Stored items
'''
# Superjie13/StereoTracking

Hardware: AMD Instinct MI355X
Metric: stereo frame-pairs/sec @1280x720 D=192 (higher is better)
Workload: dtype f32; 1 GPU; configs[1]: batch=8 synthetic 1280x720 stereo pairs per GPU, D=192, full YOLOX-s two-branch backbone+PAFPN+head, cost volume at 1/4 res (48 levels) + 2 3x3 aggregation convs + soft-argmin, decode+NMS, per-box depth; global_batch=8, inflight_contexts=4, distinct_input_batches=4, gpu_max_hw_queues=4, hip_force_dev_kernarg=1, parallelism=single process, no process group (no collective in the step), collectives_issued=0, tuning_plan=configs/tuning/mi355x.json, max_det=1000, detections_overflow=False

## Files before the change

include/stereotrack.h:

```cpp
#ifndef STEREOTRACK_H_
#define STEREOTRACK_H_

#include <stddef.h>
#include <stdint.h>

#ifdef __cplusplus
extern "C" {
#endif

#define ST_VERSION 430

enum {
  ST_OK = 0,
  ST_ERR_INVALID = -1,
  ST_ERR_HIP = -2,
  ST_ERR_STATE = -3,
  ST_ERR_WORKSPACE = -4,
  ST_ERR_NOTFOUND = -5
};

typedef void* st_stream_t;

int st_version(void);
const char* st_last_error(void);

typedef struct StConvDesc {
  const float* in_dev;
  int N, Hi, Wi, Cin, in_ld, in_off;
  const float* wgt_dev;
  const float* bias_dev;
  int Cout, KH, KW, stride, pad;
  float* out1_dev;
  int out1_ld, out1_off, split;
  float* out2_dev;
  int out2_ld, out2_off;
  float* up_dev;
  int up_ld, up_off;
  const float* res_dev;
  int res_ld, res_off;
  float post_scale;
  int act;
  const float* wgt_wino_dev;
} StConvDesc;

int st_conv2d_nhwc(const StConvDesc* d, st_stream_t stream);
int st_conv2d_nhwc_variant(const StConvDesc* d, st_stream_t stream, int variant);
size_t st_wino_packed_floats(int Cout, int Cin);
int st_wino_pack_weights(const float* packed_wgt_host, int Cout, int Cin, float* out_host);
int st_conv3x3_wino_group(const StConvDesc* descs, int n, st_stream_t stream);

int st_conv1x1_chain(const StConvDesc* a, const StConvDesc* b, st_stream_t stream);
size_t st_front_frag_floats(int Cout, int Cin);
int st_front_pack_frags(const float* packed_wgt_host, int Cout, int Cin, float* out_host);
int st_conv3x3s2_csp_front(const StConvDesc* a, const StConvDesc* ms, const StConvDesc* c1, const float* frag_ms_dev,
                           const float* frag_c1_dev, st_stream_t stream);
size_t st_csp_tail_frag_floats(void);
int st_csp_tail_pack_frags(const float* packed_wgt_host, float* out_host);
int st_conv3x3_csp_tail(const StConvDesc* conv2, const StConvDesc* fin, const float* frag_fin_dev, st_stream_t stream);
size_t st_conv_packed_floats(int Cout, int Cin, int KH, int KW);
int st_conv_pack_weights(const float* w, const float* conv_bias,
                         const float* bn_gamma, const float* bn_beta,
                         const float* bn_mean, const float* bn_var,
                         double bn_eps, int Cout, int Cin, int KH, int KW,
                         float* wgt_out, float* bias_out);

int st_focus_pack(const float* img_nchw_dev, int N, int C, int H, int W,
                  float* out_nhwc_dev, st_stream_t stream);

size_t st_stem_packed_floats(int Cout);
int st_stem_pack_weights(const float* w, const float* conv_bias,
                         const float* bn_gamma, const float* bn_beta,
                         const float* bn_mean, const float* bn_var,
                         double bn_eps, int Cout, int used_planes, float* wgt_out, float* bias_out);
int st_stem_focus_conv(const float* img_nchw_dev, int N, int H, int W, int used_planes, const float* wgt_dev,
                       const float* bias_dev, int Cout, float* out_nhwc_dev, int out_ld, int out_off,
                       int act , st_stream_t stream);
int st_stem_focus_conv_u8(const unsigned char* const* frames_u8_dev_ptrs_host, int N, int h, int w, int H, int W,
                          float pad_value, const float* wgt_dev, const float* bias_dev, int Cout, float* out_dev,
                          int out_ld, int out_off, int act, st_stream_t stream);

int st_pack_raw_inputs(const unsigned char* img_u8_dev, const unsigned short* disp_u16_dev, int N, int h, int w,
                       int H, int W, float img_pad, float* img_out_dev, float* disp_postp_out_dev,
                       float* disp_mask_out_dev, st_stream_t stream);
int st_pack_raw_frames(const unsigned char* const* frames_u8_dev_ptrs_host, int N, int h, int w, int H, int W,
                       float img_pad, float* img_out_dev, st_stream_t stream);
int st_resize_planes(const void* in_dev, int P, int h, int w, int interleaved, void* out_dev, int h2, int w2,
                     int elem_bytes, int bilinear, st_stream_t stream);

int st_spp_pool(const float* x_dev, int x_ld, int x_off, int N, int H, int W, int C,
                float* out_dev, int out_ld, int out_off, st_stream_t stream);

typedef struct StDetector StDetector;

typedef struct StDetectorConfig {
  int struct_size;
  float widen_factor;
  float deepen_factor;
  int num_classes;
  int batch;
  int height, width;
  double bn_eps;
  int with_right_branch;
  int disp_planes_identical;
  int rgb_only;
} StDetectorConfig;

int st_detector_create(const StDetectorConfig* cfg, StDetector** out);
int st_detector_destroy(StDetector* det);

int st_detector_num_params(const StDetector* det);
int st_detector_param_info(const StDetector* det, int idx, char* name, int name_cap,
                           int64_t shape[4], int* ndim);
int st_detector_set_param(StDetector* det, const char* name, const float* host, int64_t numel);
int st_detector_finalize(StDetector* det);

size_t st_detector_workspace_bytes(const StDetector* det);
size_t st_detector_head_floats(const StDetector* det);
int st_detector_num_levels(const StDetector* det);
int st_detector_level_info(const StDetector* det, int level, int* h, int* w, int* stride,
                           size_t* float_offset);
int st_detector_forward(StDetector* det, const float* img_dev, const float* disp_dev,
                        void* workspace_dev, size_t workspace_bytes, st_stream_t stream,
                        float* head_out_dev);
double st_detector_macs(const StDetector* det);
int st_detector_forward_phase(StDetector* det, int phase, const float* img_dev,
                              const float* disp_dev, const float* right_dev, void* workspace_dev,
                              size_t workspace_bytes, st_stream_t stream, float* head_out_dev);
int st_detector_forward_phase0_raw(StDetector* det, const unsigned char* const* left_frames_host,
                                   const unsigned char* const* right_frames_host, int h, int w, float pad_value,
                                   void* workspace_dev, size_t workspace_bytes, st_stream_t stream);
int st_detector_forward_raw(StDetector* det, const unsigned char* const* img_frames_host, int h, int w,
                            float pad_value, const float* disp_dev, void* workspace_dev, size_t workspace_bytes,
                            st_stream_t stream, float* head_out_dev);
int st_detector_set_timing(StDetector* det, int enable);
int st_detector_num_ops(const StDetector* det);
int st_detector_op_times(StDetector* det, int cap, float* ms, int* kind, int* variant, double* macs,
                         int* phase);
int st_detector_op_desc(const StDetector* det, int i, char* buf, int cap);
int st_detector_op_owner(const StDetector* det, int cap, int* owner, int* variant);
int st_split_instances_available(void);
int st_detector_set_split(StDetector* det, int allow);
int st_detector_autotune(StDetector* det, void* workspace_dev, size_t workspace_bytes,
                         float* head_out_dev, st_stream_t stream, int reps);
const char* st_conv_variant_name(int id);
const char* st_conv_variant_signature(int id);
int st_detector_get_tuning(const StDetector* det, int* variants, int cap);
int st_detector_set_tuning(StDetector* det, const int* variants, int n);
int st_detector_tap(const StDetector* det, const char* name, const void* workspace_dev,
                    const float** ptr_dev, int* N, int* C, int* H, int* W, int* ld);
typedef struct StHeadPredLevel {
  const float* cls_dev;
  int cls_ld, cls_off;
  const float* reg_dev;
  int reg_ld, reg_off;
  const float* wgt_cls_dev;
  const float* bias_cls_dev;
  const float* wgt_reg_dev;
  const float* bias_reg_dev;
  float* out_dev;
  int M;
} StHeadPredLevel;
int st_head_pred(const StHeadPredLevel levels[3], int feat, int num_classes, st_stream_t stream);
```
'''
» **Exercise aim**: Each line from the top of the records down to the one with "Metric: stereo frame-pairs/sec" must be retyped exactly; include both ends and nothing else.

» **Answer for this exercise**:
# Superjie13/StereoTracking

Hardware: AMD Instinct MI355X
Metric: stereo frame-pairs/sec @1280x720 D=192 (higher is better)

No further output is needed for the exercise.